Go through the records and copy each line where the string "hblk" occurs.

### Records for the exercise
--------------------
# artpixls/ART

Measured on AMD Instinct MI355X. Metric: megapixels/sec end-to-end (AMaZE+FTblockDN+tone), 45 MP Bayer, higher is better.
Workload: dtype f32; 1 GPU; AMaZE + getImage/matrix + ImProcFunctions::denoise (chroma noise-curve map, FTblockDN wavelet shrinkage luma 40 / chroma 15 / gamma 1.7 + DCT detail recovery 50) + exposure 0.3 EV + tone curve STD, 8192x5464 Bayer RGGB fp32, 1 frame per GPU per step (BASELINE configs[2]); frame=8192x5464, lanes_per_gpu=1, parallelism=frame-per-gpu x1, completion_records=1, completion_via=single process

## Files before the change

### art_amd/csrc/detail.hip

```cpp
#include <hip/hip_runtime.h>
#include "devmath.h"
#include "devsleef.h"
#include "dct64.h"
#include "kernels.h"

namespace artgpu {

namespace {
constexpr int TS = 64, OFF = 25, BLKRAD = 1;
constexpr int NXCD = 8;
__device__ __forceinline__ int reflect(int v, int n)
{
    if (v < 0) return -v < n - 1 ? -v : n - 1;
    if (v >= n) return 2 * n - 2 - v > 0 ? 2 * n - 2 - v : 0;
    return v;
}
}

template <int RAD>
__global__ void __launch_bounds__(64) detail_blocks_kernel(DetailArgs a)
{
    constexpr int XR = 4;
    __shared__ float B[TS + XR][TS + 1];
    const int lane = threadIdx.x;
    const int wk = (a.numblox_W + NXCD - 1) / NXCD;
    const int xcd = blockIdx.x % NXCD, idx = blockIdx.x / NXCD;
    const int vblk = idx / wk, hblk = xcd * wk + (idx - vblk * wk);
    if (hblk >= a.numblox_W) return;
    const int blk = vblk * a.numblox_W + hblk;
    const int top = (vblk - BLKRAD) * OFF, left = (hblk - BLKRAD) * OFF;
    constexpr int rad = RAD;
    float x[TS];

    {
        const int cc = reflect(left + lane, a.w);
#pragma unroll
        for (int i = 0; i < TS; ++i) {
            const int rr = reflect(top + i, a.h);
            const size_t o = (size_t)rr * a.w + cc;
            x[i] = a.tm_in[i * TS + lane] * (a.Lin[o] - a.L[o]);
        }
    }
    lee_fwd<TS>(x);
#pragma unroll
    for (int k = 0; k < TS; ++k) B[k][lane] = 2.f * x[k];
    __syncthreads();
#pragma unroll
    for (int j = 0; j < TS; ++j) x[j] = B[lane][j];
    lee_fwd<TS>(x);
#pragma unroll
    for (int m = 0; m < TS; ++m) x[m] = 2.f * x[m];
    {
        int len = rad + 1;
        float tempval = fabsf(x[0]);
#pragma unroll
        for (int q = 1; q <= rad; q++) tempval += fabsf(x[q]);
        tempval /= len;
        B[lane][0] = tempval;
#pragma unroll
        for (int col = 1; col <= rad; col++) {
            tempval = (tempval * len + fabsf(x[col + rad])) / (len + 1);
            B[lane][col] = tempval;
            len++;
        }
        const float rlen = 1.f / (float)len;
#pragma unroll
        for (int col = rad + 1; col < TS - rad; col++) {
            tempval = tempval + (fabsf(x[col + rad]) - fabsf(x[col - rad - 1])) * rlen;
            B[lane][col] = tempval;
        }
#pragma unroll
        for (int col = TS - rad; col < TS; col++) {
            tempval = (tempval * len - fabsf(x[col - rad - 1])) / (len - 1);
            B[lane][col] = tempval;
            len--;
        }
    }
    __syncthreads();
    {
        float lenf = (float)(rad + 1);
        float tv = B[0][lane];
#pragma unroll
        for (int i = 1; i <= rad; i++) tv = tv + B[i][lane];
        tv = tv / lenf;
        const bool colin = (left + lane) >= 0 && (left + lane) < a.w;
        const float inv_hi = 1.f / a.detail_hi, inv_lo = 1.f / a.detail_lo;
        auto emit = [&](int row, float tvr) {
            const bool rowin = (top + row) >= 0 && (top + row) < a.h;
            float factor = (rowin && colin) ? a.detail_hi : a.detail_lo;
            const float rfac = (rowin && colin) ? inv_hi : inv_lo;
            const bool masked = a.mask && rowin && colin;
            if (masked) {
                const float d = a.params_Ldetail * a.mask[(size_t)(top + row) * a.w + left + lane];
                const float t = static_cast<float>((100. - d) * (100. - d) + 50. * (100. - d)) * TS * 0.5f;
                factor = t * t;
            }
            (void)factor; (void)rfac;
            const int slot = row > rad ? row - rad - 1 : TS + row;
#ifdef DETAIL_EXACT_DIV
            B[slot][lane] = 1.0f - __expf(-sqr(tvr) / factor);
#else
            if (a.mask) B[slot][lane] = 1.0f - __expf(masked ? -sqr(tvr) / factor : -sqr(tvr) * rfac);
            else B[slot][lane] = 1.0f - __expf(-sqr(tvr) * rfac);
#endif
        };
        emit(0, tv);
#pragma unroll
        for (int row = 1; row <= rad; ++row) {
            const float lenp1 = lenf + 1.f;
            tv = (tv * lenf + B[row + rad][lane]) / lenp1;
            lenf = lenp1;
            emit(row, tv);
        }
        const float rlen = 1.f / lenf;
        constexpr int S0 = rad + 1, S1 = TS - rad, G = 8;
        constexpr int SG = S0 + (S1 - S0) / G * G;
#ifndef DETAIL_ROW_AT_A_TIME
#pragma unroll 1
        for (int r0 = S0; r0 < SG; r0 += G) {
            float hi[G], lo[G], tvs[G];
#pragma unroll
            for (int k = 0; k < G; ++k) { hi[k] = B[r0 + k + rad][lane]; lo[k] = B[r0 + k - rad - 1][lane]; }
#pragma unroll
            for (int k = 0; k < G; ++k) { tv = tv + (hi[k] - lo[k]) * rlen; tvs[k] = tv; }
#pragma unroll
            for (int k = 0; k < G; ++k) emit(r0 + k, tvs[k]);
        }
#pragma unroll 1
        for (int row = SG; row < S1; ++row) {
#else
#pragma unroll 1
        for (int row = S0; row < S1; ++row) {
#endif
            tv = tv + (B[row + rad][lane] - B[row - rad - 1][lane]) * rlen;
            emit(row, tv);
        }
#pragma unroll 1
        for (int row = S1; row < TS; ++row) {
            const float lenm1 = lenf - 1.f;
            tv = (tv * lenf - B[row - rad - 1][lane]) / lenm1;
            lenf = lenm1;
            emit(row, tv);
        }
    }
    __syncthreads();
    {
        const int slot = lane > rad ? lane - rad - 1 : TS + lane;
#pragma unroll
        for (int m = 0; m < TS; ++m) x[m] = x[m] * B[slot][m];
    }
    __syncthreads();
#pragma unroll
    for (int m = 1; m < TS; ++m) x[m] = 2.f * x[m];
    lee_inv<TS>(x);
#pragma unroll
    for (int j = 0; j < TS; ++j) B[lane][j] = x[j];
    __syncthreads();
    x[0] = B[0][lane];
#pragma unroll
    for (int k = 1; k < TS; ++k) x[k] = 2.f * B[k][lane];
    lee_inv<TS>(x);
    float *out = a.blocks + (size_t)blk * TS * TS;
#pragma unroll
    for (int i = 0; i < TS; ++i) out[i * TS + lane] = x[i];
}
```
--------------------
### The answer
    const int vblk = idx / wk, hblk = xcd * wk + (idx - vblk * wk);
    if (hblk >= a.numblox_W) return;
    const int blk = vblk * a.numblox_W + hblk;
    const int top = (vblk - BLKRAD) * OFF, left = (hblk - BLKRAD) * OFF;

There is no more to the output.